Understanding Objects and Collections
What You'll Learn in This Hour:
- Understanding objects
- Getting and setting properties
- Triggering methods
- Understanding method dynamism
- Writing object-based code
- Understanding collections
- Using the Object Browser
In Hour 1, "Jumping In with Both Feet: A Visual C# 2005 Programming Tour," you were introduced to programming in Visual C# by building a Picture Viewer project. You then spent Hour 2, "Navigating Visual C# 2005," digging into the integrated development environment (IDE) and learning skills critical to your success with Visual C#. In this hour, you're going to start learning about an important programming concept, namely objects.
The term object as it relates to programming might have been new to you prior to this book. The more you work with Visual C#, the more you'll hear about objects. Visual C# 2005 is a true object-oriented language. This hour isn't going to discuss object-oriented programming in any detail—object-oriented programming is a complex subject and well beyond the scope of this book. Instead, you'll learn about objects in a more general sense.
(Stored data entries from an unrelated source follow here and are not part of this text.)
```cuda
inline int32_t launch_edge_msg(const gcbf_env_desc* d, const float* W1, const float* b1, const float* agent,
                               const float* goal, const float* hits, const int32_t* edge_recv,
                               const int32_t* edge_src, const int32_t* counters, int clip_all, const float* Bt_hi,
                               const float* Bt_lo, const float* bias, float* msg, cudaStream_t st,
                               const float* gate_Bt_hi, const float* gate_Bt_lo, const ChainArgs& chain) {
    if (!counters) {
        set_error("launch_edge_msg: the chained gate GEMM needs the device edge counter");
        return -1;
    }
    ProdArgs pa;
    memset(&pa, 0, sizeof(pa));
    pa.d = *d;
    pa.W1 = W1; pa.b1 = b1; pa.agent = agent; pa.goal = goal; pa.hits = hits;
    pa.edge_recv = edge_recv; pa.edge_src = edge_src; pa.clip_all = clip_all;
    const int K = 256, N = 128;
    CUtensorMap tmB, tmBl, tmG, tmGl;
    if (int32_t r = make_map(&tmB, Bt_hi, N, K, N)) return r;
    if (int32_t r = make_map(&tmBl, Bt_lo, N, K, N)) return r;
    if (int32_t r = make_map(&tmG, gate_Bt_hi, 128, 128, 128)) return r;
    if (int32_t r = make_map(&tmGl, gate_Bt_lo, 128, 128, 128)) return r;
    const int grid = min((d->edge_cap + BM - 1) / BM, sm_count());
    GCBF_DISPATCH_ENV(d->env_kind, {
        auto kern = edge_chain_kernel<KIND>;
        static bool attr_done = false;
        if (!attr_done) {
            cudaFuncSetAttribute(kern, cudaFuncAttributeMaxDynamicSharedMemorySize, PROD_SMEM);
            attr_done = true;
        }
        kern<<<grid, THREADS_NN, PROD_SMEM, st>>>(tmB, tmBl, tmG, tmGl, pa, bias, msg, counters, d->edge_cap, chain);
        count_launch();
        return check_launch("edge_chain_kernel");
// ... 7 lines not shown
```

gcbfplus_b200/csrc/rollout_persist.cu:

```cuda
#include <stdlib.h>

#include "gemm_tc_prod.cuh"
#include "geometry_dev.cuh"
#include "gnn.cuh"

namespace gcbf {
namespace rp {
using namespace tc;

constexpr int PT = 512;
constexpr int PW = PT / 32;
constexpr int STG = 65536;
constexpr int MAX_N = 512;
constexpr int MAX_OBS = 32;

enum { B_FULL = 0, B_EMPTY = 3, B_B2F = 6, B_B2E = 8, B_MAIN = 10, B_T2F = 11, B_COUNT = 12 };

constexpr int PNU = 2;
enum {
    K_B23 = 0,
    K_BIAS_G = 128,
    K_AVEC = 256,
    K_BU1 = 384,
    K_BU1ROW = 640,
// ... 5 lines not shown
};

struct PArgs {
    gcbf_env_desc d;
    int T, cap_env, C;
    const float *W1, *b1, *b23, *bias_g, *avec, *cst, *b_u1, *b_u1row, *buh, *ho, *bho;
    const float *goal, *obstacles, *ray_table;
    float *agent, *hits, *actions, *rewards, *costs;
    int32_t* counters;
    int32_t *row_start, *row_deg, *edge_recv, *edge_src;
    float *msg, *logit, *ag, *v1, *z;
    unsigned long long* prof;
    int soft;
    unsigned* gbar;
};
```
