extern "C" int chgpu_ctx_create(int device_id, void * hip_stream, chgpu_ctx ** out)
{
    CHGPU_REQUIRE(out, CHGPU_ERR_BAD_ARGUMENTS, "chgpu_ctx_create: out is NULL");
    int n_dev = 0;
    CHGPU_HIP(hipGetDeviceCount(&n_dev));
    CHGPU_REQUIRE(device_id >= 0 && device_id < n_dev, CHGPU_ERR_BAD_ARGUMENTS, "device %d out of range (%d devices)", device_id, n_dev);
    chgpu_ctx probe_dev;
    probe_dev.device = device_id;
    ChgpuDeviceGuard guard(&probe_dev);
    hipDeviceProp_t prop;
    CHGPU_HIP(hipGetDeviceProperties(&prop, device_id));
    chgpu_ctx * ctx = new chgpu_ctx();
    ctx->device = device_id;
    ctx->num_cus = prop.multiProcessorCount > 0 ? prop.multiProcessorCount : 256;
    if (hip_stream)
    {
        ctx->stream = (hipStream_t)hip_stream;
        ctx->owns_stream = false;
    }
    else
    {
        hipError_t e = hipStreamCreateWithFlags(&ctx->stream, hipStreamNonBlocking);
        if (e != hipSuccess)
        {
            delete ctx;
            return chgpu_set_error(CHGPU_ERR_DEVICE, "hipStreamCreate: %s", hipGetErrorString(e));
        }
        ctx->owns_stream = true;
    }
    (void)hipEventCreate(&ctx->ev_start);
    (void)hipEventCreate(&ctx->ev_stop);
    *out = ctx;
    return CHGPU_OK;
}

static void ctx_teardown(chgpu_ctx * ctx)
{
    ChgpuDeviceGuard guard(ctx);
    (void)hipStreamSynchronize(ctx->stream);
    if (ctx->copy_stream)
    {
        (void)hipStreamSynchronize(ctx->copy_stream);
        (void)hipStreamDestroy(ctx->copy_stream);
    }
    for (auto & e : ctx->upload_done)
        if (e) (void)hipEventDestroy(e);
    if (ctx->upload_gate) (void)hipEventDestroy(ctx->upload_gate);
    if (ctx->scratch) (void)hipFree(ctx->scratch);
    for (auto & kv : ctx->pool_free)
        (void)hipFree(kv.second);
    ctx->pool_free.clear();
    if (ctx->pinned) (void)hipHostFree(ctx->pinned);
    if (ctx->crc_lut_dev) (void)hipFree(ctx->crc_lut_dev);
    if (ctx->ev_start) (void)hipEventDestroy(ctx->ev_start);
    if (ctx->ev_stop) (void)hipEventDestroy(ctx->ev_stop);
    if (ctx->owns_stream) (void)hipStreamDestroy(ctx->stream);
    delete ctx;
}

void chgpu_ctx_retain(chgpu_ctx * ctx)
{
    if (ctx)
        ++ctx->refs;
}

void chgpu_ctx_release(chgpu_ctx * ctx)
{
    if (ctx && --ctx->refs == 0 && ctx->zombie)
        ctx_teardown(ctx);
}

extern "C" int chgpu_ctx_destroy(chgpu_ctx * ctx)
{
    if (!ctx)
        return CHGPU_OK;
    if (ctx->refs > 0)
    {
        ctx->zombie = true;
        return CHGPU_OK;
    }
    ctx_teardown(ctx);
    return CHGPU_OK;
}

extern "C" int chgpu_ctx_synchronize(chgpu_ctx * ctx)
{
    ChgpuDeviceGuard _dev_guard(ctx);
    CHGPU_REQUIRE(ctx, CHGPU_ERR_BAD_ARGUMENTS, "ctx is NULL");
    CHGPU_HIP(hipStreamSynchronize(ctx->stream));
    return CHGPU_OK;
}

static std::mutex g_opt_mu;
static std::map<std::string, long long> g_opt_defaults;
static const char * const CHGPU_OPTION_NAMES[] = {
    "agg_no_partition", "debug", "deterministic_float_sums", "test_chain_grid", "test_group_array_fail_alloc", "test_keydict_chunk_rows", "test_keydict_weak_tags", "test_limit_by_fail_alloc", "test_limit_by_grid", "test_quantile_fail_alloc", "test_quantile_hist_budget",
    "test_string_fail_alloc", "test_uniq_fail_growth",
    "tune_agg_lds_threads", "tune_agg_no_ranged", "tune_agg_ranged_s", "tune_cmp_wg", "tune_expr_wg", "tune_exprn_wg", "tune_fcount_wg",
    "tune_filter_no_multi", "tune_fs2_wg", "tune_fs_wg", "tune_fscatter_wg", "tune_gb_kib", "tune_gb_no_tiled",
    "tune_gb_no_word_passes", "tune_gb_no_two_level", "tune_gb_nocnt32", "tune_gb_noops", "tune_gb_nowide", "tune_gb_s", "tune_gb_tile",
    "tune_gb_unitdiv", "tune_jit_unroll", "tune_jit_wg_map", "tune_jit_wg_sum", "tune_join_cap_shift", "tune_join_eager_build",
    "tune_join_lds_min_rows", "tune_join_no_dense_prefilter", "tune_join_no_fused_payload", "tune_join_no_lds_filter",
    "tune_join_no_lds_probe", "tune_join_no_prefilter", "tune_join_no_dense_map", "tune_join_no_radix",
    "tune_join_no_regions", "tune_join_no_slice_build", "tune_join_region_kib", "tune_join_region_min_rows", "tune_quantile_hist_rounds", "tune_quantile_no_lds_scatter", "tune_str_contains_general",
};

long long chgpu_opt(const chgpu_ctx * ctx, const char * name, long long dflt)
{
    if (ctx && !ctx->options.empty())
    {
        auto it = ctx->options.find(name);
        if (it != ctx->options.end())
            return it->second;
    }
    std::lock_guard<std::mutex> lk(g_opt_mu);
    if (g_opt_defaults.empty())
        return dflt;
    auto it = g_opt_defaults.find(name);
    return it != g_opt_defaults.end() ? it->second : dflt;
}

extern "C" int chgpu_ctx_set_option(chgpu_ctx * ctx, const char * name, int64_t value)
{
    CHGPU_REQUIRE(name, CHGPU_ERR_BAD_ARGUMENTS, "NULL argument");
    bool known = false;
    for (const char * n : CHGPU_OPTION_NAMES)
        known = known || strcmp(n, name) == 0;
    CHGPU_REQUIRE(known, CHGPU_ERR_BAD_ARGUMENTS, "unknown option '%s'", name);
    if (ctx)
        ctx->options[name] = value;
    else
    {
        std::lock_guard<std::mutex> lk(g_opt_mu);
        g_opt_defaults[name] = value;
    }
    return CHGPU_OK;
}

extern "C" int chgpu_ctx_trim(chgpu_ctx * ctx)
{
    ChgpuDeviceGuard _dev_guard(ctx);
    CHGPU_REQUIRE(ctx, CHGPU_ERR_BAD_ARGUMENTS, "ctx is NULL");
    CHGPU_HIP(hipStreamSynchronize(ctx->stream));
    for (auto & kv : ctx->pool_free)
        (void)hipFree(kv.second);
    ctx->pool_free.clear();
    ctx->pool_cached_bytes = 0;
    if (ctx->scratch)
        (void)hipFree(ctx->scratch);
    ctx->scratch = nullptr;
    ctx->scratch_bytes = 0;
    return CHGPU_OK;
}

extern "C" int chgpu_ctx_counters(chgpu_ctx * ctx, uint64_t out[CHGPU_N_COUNTERS])
{
    ChgpuDeviceGuard _dev_guard(ctx);
    CHGPU_REQUIRE(ctx && out, CHGPU_ERR_BAD_ARGUMENTS, "NULL argument");
    memcpy(out, ctx->counters, sizeof(ctx->counters));
    return CHGPU_OK;
}
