# yangbang18/CARE

Measured on AMD Instinct MI355X. Metric: captions/sec (greedy), higher is better.
Workload: dtype bf16; 1 GPU; MSRVTT Transformer/base task=Base feats=ViT modality=ami greedy (BASELINE.json configs[1]): [B,28,128]+[B,28,2048]+[B,28,512] fp32 feats, d=512, V=10547, 29 decoder steps; config_name=msrvtt_base_ami, global_batch=32768, lanes=1, parallelism=batch-sharded dp1 (no data-path collective; all-gather of results), hip_graph=True, absorbed_cross_attention=True, lean_encode=True

## Files before the change

### care_amd/_lib.py

```python
import ctypes
import os
from ctypes import c_char_p, c_float, c_int, c_int64, c_uint64, c_void_p

import torch

CARE_F32, CARE_BF16 = 0, 1
ACT_NONE, ACT_RELU, ACT_GELU = 0, 1, 2
ACT_CODES = {"linear": ACT_NONE, "relu": ACT_RELU, "gelu": ACT_GELU}
ABI_VERSION = 24

_ERRORS = {-1: "CARE_EINVAL (null pointer / bad size)", -2: "CARE_EALIGN (alignment)",
           -3: "CARE_ESHAPE (unsupported shape)", -4: "CARE_EDTYPE (unknown dtype/activation)"}

LIB_PATH = os.environ.get("CARE_HIP_LIB") or os.path.join(os.path.dirname(os.path.abspath(__file__)), "libcare_hip.so")
VARIANT_H16 = {"": "bf16", "f16": "fp16"}

_P, _I, _L, _F, _U = c_void_p, c_int, c_int64, c_float, c_uint64
SIGNATURES = {
    "care_gemm": [_P, _L, _P, _I, _P, _P, _L, _I, _P, _L, _I, _I, _I, _I, _I, _I, _P],
    "care_split3_weight": [_P, _P, _I, _I, _P],
    "care_gemm_split3": [_P, _L, _P, _P, _P, _L, _I, _I, _I, _P],
    "care_gemm_argmax": [_P, _L, _P, _I, _P, _P, _P, _I, _I, _I, _P],
    "care_gemm_bf16": [_P, _L, _I, _P, _P, _P, _L, _I, _P, _L, _I, _I, _I, _I, _I, _I, _P],
    "care_gemm_argmax_bf16": [_P, _L, _I, _P, _P, _P, _P, _P, _P, _I, _I, _I, _P],
    "care_gemm_tile": [_P, _L, _P, _P, _P, _L, _I, _P, _L, _I, _I, _I, _I, _I, _I, _P],
    "care_split2_act": [_P, _L, _P, _I, _I, _P],
    "care_gemm_tile_split3": [_P, _P, _P, _P, _L, _I, _P, _L, _I, _I, _I, _I, _I, _I, _P],
    "care_gemm_tile_split3_argmax": [_P, _P, _P, _P, _P, _I, _I, _I, _P],
    "care_absmax": [_P, _L, _I, _I, _P, _P],
    "care_split_pieces": [_P, _L, _I, _I, _I, _I, _I, _P, _I, _P, _P],
    "care_gemm_tile_split3_scaled": [_P, _P, _P, _P, _L, _I, _I, _I, _P, _P, _I, _P],
    "care_gemm_tile_batched": [_P, _L, _L, _P, _L, _L, _P, _I, _P, _L, _L, _I, _I, _I, _I, _I, _P],
    "care_gemm_tile_argmax": [_P, _L, _P, _P, _P, _P, _P, _P, _I, _I, _I, _P],
    "care_score_partials": [_P, _P, _P, _P, _I, _P, _P, _I, _P],
    "care_label_logits": [_P, _L, _P, _P, _P, _I, _I, _I, _P],
    "care_score_partials_lab": [_P, _P, _P, _I, _P, _P, _P, _I, _P],
    "care_score_logits": [_P, _L, _I, _P, _P, _P, _I, _P],
    "care_greedy_update": [_P, _P, _P, _I, _P, _I, _P, _P, _P, _I, _I, _I, _I, _P],
    "care_greedy_update_embed": [_P, _P, _P, _I, _P, _I, _P, _P, _P, _I, _I, _I, _I, _P, _P, _P, _I, _P, _P, _F,
                                 _P, _P, _L, _I, _P],
    "care_add_ln": [_P, _L, _P, _L, _P, _P, _P, _F, _P, _P, _L, _I, _I, _I, _I, _I, _I, _L, _P],
    "care_gemm_ln": [_P, _L, _I, _P, _P, _P, _L, _P, _P, _P, _F, _P, _P, _L, _I, _I, _I, _I, _I, _I, _P],
    "care_gemm_ln_packed": [_P, _L, _I, _P, _P, _P, _L, _P, _P, _F, _P, _P, _L, _I, _I, _I, _I, _I, _I, _P],
    "care_pack_ln_weight": [_P, _P, _I, _I, _P],
    "care_pack_ln_weight_split": [_P, _P, _I, _I, _P],
    "care_gemm_ln_split": [_P, _L, _P, _P, _P, _P, _F, _P, _P, _L, _I, _I, _I, _I, _I, _I, _P],
    "care_gemm_bf16_splitk": [_P, _L, _I, _P, _P, _P, _L, _L, _I, _I, _I, _P],
    "care_group_mean": [_P, _L, _I, _I, _I, _P, _L, _I, _I, _I, _P],
    "care_concept_finish": [_P, _L, _P, _L, _P, _I, _I, _P],
    "care_concept_topk_embed": [_P, _L, _I, _I, _P, _P, _P, _P, _F, _P, _P, _P, _L, _I, _I, _I, _I, _P],
    "care_embed_ln": [_P, _I, _I, _P, _I, _P, _P, _I, _P, _I, _P, _P, _F, _P, _P, _L, _I, _I, _I, _P],
    "care_attention": [_P, _L, _P, _P, _I, _L, _L, _I, _P, _I, _I, _I, _I, _I, _P, _I, _I, _P, _I, _P, _L,
                       _I, _I, _I, _P],
    "care_attention_seq": [_P, _L, _P, _P, _L, _L, _I, _I, _I, _I, _P, _I, _I, _P, _I, _P, _L, _I, _I, _P],
    "care_attention_latent": [_P, _L, _P, _L, _L, _I, _I, _P, _I, _P, _L, _I, _I, _I, _P],
    "care_head_expand": [_P, _L, _P, _P, _L, _I, _I, _P],
    "care_head_reduce": [_P, _L, _P, _P, _P, _L, _I, _I, _P],
    "care_gemm_argmax_bf16_min": [_P, _L, _I, _P, _P, _P, _P, _I, _I, _I, _I, _P],
    "care_beam_threshold": [_P, _I, _I, _P, _P, _I, _P],
    "care_gemm_argmax_bf16_tiles": [_P, _L, _I, _P, _P, _P, _P, _P, _I, _I, _I, _I, _P],
    "care_beam_sparse_collect": [_P, _L, _P, _P, _P, _P, _P, _P, _I, _P, _P, _I, _I, _I, _P],
    "care_gemm_collect_bf16": [_P, _L, _I, _P, _P, _P, _P, _P, _I, _I, _I, _I, _P],
    "care_beam_pick": [_P, _P, _I, _P, _P, _P, _I, _I, _P, _L, _I, _P, _I, _I, _P, _P, _I, _P],
    "care_gemm_tile_beam": [_P, _L, _P, _P, _P, _P, _I, _I, _I, _P],
    "care_beam_pick_groups": [_P, _P, _P, _I, _I, _P, _L, _P, _I, _I, _P, _P, _I, _P],
    "care_beam_select": [_P, _L, _I, _I, _P, _P, _I, _I, _P],
    "care_ensemble_select": [_P, _I, _L, _I, _I, _P, _P, _I, _P],
    "care_attention_probs": [_P, _L, _P, _I, _L, _L, _I, _I, _I, _I, _P, _I, _I, _P, _I, _P, _I, _I, _P],
    "care_timestamp": [_P, _P],
    "care_decode_resident": [_P, _I, _P, _P, _P, _I, _P, _P, _F, _P, _I, _I, _I, _I, _I, _I, _I, _I, _I, _I, _I, _P, _I, _P, _P, _P,
                             _P, _L, _I, _I, _P],
    "care_decode_resident_beam": [_P, _I, _P, _P, _P, _P, _P, _F, _P, _I, _I, _I, _I, _I, _I, _I, _I, _I, _I, _I, _I, _I, _P, _I,
                                  _P, _P, _P, _P, _P, _P, _P, _P, _I, _P, _L, _I, _I, _P],
    "care_decode_chain_beam": [_P, _I, _P, _P, _P, _P, _P, _F, _P, _I, _I, _I, _I, _I, _I, _I, _I, _I, _I, _I, _I, _I, _I, _P, _I,
                               _P, _P, _P, _P, _P, _P, _P, _P, _I, _P, _L, _I, _P],
    "care_gemm_kn": [_P, _L, _I, _P, _L, _P, _L, _I, _I, _I, _P],
    "care_gemm_kn_splitk": [_P, _L, _I, _P, _L, _P, _L, _L, _I, _I, _I, _I, _P],
    "care_ln_bwd": [_P, _L, _P, _L, _P, _P, _L, _F, _P, _L, _P, _P, _I, _I, _P],
    "care_act": [_P, _P, _P, _L, _I, _P],
    "care_dropout": [_P, _P, _L, _F, _U, _P],
    "care_strided_sum": [_P, _L, _P, _L, _I, _I, _I, _L, _L, _F, _P],
    "care_bcast_rows": [_P, _L, _P, _L, _I, _I, _I, _F, _P],
    "care_add_pos_sem": [_P, _P, _P, _P, _I, _I, _I, _I, _P],
    "care_scatter_add_rows": [_P, _L, _P, _P, _L, _I, _I, _I, _P],
    "care_concept_bwd": [_P, _L, _P, _L, _P, _P, _L, _I, _I, _P],
    "care_attn_pv": [_P, _P, _L, _L, _P, _L, _I, _I, _I, _I, _F, _U, _P],
    "care_attn_bwd": [_P, _L, _P, _P, _L, _L, _P, _P, _L, _P, _L, _P, _P, _L, _L, _P, _I, _I, _I, _I, _I, _F, _U, _P],
    "care_lang_loss_fwd": [_P, _L, _L, _I, _I, _P, _F, _P, _P, _P, _P, _P, _P, _P, _P, _P, _I, _P],
    "care_lang_loss_bwd": [_P, _L, _L, _I, _I, _P, _P, _P, _F, _P, _P, _L, _L, _I, _I, _P],
    "care_noisy_or_bce_fwd": [_P, _L, _P, _L, _P, _P, _P, _P, _I, _I, _P],
    "care_noisy_or_bce_bwd": [_P, _L, _P, _L, _P, _P, _P, _L, _I, _I, _P],
    "care_head_live_rows": [_P, _I, _I, _I, _I, _P, _P, _P, _P, _P],
    "care_gemm_tile_split3_head_stats": [_P, _P, _P, _P, _P, _P, _P, _P, _P, _P, _I, _I, _I, _P],
    "care_head_loss_finish": [_P, _P, _P, _P, _P, _I, _P, _P, _I, _F, _I, _P, _P, _P, _P, _P, _P, _P, _P, _P],
    "care_lang_loss_reduce": [_P, _P, _P, _P, _I, _I, _P, _P, _P, _P],
    "care_head_grad_scale": [_P, _P, _P],
    "care_gemm_tile_split3_head_grad": [_P, _P, _P, _P, _P, _P, _P, _P, _P, _F, _P, _I, _I, _I, _P],
    "care_pieces_transpose": [_P, _I, _I, _I, _I, _I, _P, _P],
    "care_active_slots": [_P, _I, _P, _P, _P],
    "care_gather_rows": [_P, _L, _P, _L, _P, _I, _L, _P],
    "care_scatter_rows": [_P, _L, _P, _L, _P, _I, _L, _P],
    "care_expand_index": [_P, _I, _I, _P, _P],
    "care_remap_rows": [_P, _L, _P, _I, _P],
    "care_beam_advance": [_P, _P, _P, _I, _P, _P, _P, _P, _P, _I, _P, _P, _P, _I, _I, _I, _I, _I, _I, _I, _P],
}
PLAIN = {"care_version": (c_int, []), "care_arch": (c_char_p, []), "care_source_hash": (c_char_p, []),
         "care_build_flags": (c_char_p, []), "care_h16": (c_char_p, []), "care_argmax_parts": (c_int, [c_int]),
         "care_argmax_parts_bf16": (c_int, [c_int, c_int]),
         "care_argmax_parts_tile": (c_int, [c_int]),
         "care_argmax_parts_bf16_min": (c_int, [c_int, c_int, c_int, c_int, c_int]),
# ... 142 lines not shown
```

### care_amd/csrc/heads.hip

```cpp
#include "care_common.h"

#ifndef CARE_HEADS_ST_NT
#define CARE_HEADS_ST_NT 0
#endif
#ifndef CARE_HEADS_LD_AUX
#define CARE_HEADS_LD_AUX 0
#endif

namespace {

__global__ __launch_bounds__(256) void head_expand_kernel(const bf16_t* q, int64_t ldq, const bf16_t* wkt, bf16_t* qt,
                                                          int64_t ldo, int rows) {
  const int lane = threadIdx.x & 63, wave = threadIdx.x >> 6;
  const int fr = lane & 15, fg = lane >> 4;
  const int h = blockIdx.x;
  const bf16_t* wh = wkt + (int64_t)h * 512 * 64 + (int64_t)(wave * 128 + (fr >> 2) * 8 + (fr & 3)) * 64 + fg * 8;
  bf16x8 bw[8][2];
#pragma unroll
  for (int nt = 0; nt < 8; ++nt)
#pragma unroll
    for (int ks = 0; ks < 2; ++ks)
      bw[nt][ks] = *reinterpret_cast<const bf16x8*>(wh + ((nt >> 1) * 32 + (nt & 1) * 4) * 64 + ks * 32);

  const int tiles = (rows + 15) / 16;
  const bf16_t* qh = q + h * 64 + fg * 8;
  auto load_a = [&](int T, bf16x8 (&af)[2]) {
    const bf16_t* src = qh + (int64_t)min(T * 16 + fr, rows - 1) * ldq;
    af[0] = *reinterpret_cast<const bf16x8*>(src);
    af[1] = *reinterpret_cast<const bf16x8*>(src + 32);
  };
  bf16x8 af[2], an[2];
  int T = blockIdx.y;
  if (T < tiles) load_a(T, af);
  for (; T < tiles; T += gridDim.y) {
    const int Tn = T + gridDim.y;
    load_a(min(Tn, tiles - 1), an);
    const int r = T * 16 + fr;
    bf16_t* out = qt + (int64_t)min(r, rows - 1) * ldo + h * 512 + wave * 128 + fg * 8;
#pragma unroll
    for (int k = 0; k < 4; ++k) {
      bf16x8 o;
#pragma unroll
      for (int half = 0; half < 2; ++half) {
        f32x4 acc = f32x4{0.f, 0.f, 0.f, 0.f};
        acc = care_mfma_16x16x32_h16(bw[2 * k + half][0], af[0], acc, 0, 0, 0);
        acc = care_mfma_16x16x32_h16(bw[2 * k + half][1], af[1], acc, 0, 0, 0);
#pragma unroll
        for (int j = 0; j < 4; ++j) o[half * 4 + j] = (bf16_t)acc[j];
      }
      if (CARE_HEADS_ST_NT) __builtin_nontemporal_store(o, reinterpret_cast<bf16x8*>(out + k * 32));
      else *reinterpret_cast<bf16x8*>(out + k * 32) = o;
    }
    af[0] = an[0]; af[1] = an[1];
  }
}
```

Everything you use in Visual C# is an object, so understanding this material is critical to your success with Visual C#. For example, forms are objects, as are the controls you place on a form; pretty much every element of a Visual C# project is an object and belongs to a collection of objects. All objects have attributes (called properties), most have methods, and many have events. Whether creating simple applications or building large-scale enterprise solutions, you must understand what an object is and how it works to be successful. In this hour, you'll learn what makes an object an object, and you'll also learn about collections.
Object-oriented programming has been a technical buzzword for quite some time. Almost everywhere you look—the Web, publications, books—you read about objects. What exactly is an object? Strictly speaking, an object is a programming structure that encapsulates data and functionality as a single unit and for which the only public access is through the programming structure's interfaces (properties, methods, and events). In reality, the answer to this question can be somewhat ambiguous because there are so many types of objects—and the number grows almost daily. All objects share specific characteristics, however, such as properties and methods.
The most commonly used objects in Visual C# are the form object and the control object. Earlier hours introduced you to working with forms and controls and even showed you how to set form and control properties. In your Picture Viewer project from Hour 1, for example, you added a picture box and two buttons to a form. Both the PictureBox and the Button controls are control objects, but each is a specific type of control object. Another, less-technical example uses pets. Dogs and cats are definitely different entities (objects), but they both fit into the category of Pet objects. Similarly, text boxes and buttons are each a unique type of object, but they're both considered a control object. This small distinction is important.